Start of ENTRIES PROVIDED
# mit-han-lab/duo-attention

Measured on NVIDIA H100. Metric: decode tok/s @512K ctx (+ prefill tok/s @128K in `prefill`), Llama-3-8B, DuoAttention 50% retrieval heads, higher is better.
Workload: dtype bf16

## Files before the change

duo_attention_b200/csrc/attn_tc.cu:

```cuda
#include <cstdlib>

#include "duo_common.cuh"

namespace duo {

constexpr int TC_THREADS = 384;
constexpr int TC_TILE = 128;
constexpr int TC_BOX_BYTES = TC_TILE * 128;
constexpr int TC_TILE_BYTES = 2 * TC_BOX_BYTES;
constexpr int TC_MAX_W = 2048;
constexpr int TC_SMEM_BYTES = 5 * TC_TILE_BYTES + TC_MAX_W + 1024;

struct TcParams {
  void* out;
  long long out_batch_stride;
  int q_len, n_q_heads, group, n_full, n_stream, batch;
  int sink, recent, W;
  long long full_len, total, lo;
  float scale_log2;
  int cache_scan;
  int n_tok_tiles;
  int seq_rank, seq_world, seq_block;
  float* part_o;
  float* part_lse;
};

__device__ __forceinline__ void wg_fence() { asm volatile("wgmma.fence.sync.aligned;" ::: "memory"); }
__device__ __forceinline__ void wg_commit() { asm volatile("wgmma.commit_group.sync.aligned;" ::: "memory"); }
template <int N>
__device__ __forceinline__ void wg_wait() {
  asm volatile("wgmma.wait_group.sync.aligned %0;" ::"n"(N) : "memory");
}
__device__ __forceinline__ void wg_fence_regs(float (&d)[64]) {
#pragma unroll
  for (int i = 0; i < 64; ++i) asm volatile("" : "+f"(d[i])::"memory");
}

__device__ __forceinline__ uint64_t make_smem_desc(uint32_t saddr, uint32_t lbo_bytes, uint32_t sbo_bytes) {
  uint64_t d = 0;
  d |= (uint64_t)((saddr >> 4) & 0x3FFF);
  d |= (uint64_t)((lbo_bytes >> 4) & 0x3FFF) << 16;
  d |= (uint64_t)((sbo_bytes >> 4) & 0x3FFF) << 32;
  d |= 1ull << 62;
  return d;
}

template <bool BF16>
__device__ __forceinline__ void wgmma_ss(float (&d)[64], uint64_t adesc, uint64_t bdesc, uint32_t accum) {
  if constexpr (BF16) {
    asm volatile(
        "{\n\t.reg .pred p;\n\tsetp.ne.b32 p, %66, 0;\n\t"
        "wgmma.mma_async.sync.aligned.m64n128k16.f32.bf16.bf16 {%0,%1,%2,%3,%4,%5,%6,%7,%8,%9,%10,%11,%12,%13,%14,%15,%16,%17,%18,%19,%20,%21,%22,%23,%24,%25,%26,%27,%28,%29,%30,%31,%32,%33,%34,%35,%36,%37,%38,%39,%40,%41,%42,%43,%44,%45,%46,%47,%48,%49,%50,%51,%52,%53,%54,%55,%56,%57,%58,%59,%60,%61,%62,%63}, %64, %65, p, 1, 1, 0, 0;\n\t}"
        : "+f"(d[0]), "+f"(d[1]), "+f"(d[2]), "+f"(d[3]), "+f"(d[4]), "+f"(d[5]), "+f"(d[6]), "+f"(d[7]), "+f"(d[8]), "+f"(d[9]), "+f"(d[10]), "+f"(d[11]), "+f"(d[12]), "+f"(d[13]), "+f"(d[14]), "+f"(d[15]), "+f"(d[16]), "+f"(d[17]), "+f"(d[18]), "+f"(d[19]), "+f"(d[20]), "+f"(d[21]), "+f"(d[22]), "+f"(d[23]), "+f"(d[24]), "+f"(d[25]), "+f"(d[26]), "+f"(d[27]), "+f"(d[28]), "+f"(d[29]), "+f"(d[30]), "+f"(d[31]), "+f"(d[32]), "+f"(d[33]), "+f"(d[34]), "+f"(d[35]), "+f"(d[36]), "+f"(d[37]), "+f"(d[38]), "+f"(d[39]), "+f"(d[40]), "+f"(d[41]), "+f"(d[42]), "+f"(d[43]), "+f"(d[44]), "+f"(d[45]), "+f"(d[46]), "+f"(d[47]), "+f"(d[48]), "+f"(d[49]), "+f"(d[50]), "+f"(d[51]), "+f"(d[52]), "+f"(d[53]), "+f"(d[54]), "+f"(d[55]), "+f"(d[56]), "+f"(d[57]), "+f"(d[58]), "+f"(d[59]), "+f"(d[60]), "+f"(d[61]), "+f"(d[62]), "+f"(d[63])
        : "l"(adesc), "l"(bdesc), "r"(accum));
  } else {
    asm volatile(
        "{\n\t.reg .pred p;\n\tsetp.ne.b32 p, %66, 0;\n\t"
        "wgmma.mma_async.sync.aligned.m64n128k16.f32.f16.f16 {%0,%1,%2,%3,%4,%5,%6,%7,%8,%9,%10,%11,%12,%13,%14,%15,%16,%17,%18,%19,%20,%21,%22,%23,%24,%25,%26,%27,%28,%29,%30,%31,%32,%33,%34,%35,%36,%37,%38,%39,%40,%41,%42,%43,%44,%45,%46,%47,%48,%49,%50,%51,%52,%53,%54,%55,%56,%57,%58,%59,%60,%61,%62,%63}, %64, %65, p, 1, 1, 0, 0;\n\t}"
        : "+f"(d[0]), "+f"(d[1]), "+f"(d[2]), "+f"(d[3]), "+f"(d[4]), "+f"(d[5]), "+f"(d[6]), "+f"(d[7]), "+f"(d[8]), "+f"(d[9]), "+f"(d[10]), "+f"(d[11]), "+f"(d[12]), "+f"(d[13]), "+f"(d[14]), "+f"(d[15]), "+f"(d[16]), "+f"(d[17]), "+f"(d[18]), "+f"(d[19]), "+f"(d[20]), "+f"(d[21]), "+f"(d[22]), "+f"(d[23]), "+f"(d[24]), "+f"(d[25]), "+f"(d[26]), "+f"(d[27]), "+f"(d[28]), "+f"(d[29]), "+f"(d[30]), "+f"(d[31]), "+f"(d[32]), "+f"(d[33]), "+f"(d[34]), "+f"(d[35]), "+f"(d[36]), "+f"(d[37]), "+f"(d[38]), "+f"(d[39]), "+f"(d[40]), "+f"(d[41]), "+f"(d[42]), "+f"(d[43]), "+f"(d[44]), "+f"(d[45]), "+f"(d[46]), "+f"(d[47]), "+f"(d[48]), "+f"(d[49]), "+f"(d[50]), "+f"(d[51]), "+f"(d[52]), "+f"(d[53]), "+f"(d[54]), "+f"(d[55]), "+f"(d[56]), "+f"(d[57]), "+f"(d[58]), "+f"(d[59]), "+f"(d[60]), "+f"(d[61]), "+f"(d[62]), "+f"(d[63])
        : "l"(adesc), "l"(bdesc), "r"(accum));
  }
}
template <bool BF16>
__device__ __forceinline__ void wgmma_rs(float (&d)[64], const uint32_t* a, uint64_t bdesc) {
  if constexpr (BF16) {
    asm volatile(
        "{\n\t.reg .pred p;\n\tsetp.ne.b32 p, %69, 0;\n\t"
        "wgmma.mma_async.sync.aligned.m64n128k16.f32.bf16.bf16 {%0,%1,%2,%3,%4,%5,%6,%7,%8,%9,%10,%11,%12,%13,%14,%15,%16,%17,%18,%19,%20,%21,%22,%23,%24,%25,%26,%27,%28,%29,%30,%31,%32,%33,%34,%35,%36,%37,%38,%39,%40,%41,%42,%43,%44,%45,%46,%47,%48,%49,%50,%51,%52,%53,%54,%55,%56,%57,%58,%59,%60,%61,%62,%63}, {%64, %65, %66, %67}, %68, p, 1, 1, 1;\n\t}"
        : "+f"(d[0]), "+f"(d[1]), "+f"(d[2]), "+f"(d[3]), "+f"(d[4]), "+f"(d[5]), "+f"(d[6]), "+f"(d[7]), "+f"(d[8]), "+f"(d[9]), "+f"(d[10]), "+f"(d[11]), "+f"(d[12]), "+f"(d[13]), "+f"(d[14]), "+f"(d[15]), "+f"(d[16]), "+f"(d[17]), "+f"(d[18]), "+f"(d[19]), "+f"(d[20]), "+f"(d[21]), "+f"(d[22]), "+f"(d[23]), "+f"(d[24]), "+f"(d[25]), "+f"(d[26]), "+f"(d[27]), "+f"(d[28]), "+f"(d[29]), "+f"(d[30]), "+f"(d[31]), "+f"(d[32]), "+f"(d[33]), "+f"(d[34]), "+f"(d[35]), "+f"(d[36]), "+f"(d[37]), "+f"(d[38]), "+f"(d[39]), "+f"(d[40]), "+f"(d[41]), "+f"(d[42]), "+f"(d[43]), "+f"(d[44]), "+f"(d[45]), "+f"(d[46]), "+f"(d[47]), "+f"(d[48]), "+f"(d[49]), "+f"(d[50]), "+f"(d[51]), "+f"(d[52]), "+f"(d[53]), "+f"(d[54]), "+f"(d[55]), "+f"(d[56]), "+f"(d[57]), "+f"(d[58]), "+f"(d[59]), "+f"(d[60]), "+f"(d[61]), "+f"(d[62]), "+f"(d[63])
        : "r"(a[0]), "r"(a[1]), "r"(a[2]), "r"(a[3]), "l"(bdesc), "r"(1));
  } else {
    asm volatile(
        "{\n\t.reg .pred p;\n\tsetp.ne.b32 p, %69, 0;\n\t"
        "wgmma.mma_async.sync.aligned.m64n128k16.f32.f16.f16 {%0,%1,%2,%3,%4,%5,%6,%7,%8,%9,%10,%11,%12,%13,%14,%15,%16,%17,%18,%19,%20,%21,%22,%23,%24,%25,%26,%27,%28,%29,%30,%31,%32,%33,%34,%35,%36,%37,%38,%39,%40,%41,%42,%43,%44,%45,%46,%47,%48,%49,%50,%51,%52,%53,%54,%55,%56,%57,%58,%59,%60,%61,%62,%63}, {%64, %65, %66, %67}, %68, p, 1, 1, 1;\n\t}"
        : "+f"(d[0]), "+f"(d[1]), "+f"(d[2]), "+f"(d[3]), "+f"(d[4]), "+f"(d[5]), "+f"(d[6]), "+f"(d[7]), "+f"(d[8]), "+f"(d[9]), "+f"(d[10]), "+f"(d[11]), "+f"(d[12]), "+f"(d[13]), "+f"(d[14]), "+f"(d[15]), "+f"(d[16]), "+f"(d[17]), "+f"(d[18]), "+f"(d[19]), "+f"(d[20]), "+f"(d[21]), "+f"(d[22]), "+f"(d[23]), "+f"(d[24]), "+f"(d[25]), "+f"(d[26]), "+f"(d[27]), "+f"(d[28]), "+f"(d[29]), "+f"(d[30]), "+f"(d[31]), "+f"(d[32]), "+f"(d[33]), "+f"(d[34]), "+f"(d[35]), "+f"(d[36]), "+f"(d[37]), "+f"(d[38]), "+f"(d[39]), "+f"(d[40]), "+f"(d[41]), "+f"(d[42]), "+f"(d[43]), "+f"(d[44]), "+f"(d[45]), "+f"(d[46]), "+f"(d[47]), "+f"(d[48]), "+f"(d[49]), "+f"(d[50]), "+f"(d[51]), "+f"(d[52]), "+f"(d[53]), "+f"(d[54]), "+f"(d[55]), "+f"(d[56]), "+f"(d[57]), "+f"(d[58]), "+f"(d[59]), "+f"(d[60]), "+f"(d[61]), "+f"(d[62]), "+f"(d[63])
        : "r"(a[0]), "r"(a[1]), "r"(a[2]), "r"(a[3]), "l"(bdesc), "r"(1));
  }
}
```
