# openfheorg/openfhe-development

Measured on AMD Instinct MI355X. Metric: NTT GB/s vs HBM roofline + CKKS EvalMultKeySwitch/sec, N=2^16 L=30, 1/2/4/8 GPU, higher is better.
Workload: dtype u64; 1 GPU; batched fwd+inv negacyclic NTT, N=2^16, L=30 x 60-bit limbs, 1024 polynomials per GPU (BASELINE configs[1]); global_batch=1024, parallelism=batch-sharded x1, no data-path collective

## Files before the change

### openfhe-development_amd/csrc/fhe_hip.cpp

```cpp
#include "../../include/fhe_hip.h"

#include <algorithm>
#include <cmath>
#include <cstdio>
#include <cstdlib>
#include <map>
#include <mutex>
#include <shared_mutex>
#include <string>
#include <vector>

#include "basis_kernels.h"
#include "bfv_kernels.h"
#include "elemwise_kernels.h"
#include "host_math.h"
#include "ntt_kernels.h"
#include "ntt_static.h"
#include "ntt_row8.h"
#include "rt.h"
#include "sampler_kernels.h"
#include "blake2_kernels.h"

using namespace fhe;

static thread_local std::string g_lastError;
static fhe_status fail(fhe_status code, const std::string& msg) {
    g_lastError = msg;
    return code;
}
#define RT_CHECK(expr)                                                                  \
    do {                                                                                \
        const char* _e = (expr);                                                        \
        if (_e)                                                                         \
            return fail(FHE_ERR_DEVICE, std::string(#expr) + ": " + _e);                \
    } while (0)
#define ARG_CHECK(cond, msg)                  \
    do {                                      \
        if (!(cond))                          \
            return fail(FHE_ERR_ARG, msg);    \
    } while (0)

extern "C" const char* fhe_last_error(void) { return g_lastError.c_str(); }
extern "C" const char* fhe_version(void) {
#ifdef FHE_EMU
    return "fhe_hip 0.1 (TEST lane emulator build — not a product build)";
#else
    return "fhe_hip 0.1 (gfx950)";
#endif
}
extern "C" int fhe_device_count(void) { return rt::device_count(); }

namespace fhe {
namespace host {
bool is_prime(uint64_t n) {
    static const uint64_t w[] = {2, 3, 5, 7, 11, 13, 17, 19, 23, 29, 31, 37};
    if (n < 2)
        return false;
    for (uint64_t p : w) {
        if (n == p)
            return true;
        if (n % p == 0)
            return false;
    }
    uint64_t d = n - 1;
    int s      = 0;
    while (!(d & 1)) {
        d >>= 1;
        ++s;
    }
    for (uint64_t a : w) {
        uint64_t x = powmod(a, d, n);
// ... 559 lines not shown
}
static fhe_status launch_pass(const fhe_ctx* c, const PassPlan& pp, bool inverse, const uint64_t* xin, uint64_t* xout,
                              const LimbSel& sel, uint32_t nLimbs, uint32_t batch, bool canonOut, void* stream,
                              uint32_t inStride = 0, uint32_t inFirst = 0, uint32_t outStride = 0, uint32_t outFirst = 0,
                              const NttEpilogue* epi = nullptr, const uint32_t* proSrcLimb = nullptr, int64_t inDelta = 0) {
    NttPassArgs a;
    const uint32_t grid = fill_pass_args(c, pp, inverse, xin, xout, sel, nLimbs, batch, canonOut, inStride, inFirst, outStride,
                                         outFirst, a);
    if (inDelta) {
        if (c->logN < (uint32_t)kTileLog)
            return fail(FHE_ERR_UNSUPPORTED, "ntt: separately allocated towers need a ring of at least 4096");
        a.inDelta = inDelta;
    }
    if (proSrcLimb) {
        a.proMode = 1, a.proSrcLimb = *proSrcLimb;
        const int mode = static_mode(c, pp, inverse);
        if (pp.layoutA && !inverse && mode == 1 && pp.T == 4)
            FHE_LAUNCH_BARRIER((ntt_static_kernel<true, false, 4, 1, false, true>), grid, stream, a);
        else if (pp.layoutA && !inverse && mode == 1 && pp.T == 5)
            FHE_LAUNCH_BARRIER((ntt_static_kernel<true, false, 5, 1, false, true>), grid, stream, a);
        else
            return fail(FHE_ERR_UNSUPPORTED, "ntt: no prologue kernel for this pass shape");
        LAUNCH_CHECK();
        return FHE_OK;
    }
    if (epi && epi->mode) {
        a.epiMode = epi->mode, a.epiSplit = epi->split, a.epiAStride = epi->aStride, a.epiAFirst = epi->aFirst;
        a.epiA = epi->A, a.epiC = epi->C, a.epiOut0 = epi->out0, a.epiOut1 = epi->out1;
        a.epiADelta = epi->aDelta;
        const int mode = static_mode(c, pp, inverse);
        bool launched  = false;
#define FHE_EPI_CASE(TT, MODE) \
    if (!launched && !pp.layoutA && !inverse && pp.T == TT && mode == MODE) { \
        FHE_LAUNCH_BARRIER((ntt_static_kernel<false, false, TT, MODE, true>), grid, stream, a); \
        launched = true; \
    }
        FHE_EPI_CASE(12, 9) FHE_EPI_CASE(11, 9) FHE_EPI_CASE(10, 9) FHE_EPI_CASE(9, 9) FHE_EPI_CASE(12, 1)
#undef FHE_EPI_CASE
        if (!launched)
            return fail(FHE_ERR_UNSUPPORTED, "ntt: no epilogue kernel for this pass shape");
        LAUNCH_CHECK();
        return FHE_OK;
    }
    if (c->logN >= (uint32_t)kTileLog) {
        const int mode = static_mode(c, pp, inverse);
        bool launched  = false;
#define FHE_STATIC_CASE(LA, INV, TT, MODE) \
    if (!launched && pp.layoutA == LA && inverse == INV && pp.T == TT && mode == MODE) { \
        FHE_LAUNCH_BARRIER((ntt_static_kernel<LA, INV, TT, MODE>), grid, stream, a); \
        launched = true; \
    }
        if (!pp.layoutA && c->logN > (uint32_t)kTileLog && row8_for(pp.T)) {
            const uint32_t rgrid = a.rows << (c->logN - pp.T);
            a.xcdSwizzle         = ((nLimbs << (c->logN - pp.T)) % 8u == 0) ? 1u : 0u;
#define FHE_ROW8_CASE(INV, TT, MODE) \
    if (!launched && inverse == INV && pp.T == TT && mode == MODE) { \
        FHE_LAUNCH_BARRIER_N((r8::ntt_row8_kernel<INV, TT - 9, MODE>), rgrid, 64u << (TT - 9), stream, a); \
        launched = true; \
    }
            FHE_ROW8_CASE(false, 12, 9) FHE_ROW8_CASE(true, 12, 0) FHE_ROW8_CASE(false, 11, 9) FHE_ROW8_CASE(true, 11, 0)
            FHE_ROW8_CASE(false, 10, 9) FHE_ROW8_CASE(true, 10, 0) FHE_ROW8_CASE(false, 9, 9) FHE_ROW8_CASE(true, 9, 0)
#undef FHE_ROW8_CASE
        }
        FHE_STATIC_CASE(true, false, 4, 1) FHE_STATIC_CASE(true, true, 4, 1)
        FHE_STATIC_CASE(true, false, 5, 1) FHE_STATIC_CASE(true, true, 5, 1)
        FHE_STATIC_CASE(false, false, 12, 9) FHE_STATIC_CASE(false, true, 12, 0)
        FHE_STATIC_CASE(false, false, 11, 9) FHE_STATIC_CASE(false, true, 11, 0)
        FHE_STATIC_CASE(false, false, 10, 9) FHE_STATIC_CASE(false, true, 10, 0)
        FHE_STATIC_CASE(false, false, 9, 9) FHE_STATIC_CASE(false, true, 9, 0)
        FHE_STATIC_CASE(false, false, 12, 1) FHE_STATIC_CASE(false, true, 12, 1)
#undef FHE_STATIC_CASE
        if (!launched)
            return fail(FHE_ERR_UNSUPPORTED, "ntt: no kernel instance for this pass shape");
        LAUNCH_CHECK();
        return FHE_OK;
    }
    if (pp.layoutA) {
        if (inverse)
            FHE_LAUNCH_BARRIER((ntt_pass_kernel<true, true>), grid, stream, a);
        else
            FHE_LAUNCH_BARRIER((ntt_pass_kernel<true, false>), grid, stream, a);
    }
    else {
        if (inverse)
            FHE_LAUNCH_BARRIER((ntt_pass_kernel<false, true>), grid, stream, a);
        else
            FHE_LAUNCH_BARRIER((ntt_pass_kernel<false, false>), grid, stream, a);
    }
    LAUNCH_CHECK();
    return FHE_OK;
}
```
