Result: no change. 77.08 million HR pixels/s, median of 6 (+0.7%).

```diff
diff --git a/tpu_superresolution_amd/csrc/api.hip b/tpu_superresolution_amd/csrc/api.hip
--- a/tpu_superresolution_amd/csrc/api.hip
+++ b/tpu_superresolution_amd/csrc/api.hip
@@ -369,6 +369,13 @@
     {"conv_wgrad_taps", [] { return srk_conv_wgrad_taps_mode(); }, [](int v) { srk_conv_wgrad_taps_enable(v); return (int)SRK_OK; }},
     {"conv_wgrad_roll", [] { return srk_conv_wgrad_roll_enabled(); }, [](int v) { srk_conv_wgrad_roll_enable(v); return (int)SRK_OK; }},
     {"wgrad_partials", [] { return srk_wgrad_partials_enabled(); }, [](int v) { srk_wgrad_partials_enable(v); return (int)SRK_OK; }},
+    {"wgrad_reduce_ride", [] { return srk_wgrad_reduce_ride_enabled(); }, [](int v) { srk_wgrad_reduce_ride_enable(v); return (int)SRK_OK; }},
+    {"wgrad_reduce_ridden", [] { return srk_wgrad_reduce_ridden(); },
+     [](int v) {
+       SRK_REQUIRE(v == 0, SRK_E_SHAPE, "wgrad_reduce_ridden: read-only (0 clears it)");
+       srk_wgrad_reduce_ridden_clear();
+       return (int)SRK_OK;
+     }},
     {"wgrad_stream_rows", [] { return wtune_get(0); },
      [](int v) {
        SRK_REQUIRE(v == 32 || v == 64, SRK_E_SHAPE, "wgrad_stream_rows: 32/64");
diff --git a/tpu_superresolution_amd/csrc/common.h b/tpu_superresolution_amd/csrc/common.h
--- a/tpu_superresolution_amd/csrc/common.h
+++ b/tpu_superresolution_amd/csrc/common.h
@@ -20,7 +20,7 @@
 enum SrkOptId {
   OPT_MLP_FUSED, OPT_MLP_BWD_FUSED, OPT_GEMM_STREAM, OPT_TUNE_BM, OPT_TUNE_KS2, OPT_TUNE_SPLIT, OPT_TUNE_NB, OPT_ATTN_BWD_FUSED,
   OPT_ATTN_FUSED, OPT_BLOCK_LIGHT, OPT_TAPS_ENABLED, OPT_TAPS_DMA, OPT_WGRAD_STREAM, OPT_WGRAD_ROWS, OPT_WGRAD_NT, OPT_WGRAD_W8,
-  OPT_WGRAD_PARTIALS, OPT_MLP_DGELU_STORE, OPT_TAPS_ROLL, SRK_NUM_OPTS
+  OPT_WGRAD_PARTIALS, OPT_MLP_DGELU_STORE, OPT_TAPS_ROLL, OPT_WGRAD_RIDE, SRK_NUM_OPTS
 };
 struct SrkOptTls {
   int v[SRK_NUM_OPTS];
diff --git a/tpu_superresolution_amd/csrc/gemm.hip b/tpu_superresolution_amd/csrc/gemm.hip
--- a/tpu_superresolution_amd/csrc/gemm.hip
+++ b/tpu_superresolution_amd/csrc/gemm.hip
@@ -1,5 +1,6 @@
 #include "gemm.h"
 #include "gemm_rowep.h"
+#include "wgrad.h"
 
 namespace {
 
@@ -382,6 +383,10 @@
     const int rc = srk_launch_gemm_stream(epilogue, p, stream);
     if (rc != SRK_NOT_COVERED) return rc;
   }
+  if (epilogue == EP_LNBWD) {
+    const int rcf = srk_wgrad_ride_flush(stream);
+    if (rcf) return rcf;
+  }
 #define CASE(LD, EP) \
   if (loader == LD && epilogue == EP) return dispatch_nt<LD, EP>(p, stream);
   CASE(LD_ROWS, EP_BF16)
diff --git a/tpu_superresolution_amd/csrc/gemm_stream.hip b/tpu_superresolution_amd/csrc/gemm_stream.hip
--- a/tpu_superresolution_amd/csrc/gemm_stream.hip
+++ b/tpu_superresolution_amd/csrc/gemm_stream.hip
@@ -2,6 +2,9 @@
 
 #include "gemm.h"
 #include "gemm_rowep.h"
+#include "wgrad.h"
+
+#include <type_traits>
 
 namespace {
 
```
End of ENTRIES PROVIDED
* TASK REQUIREMENTS *
Report only how many lines in the entries contain "higher".

* EXERCISE RESULT *
2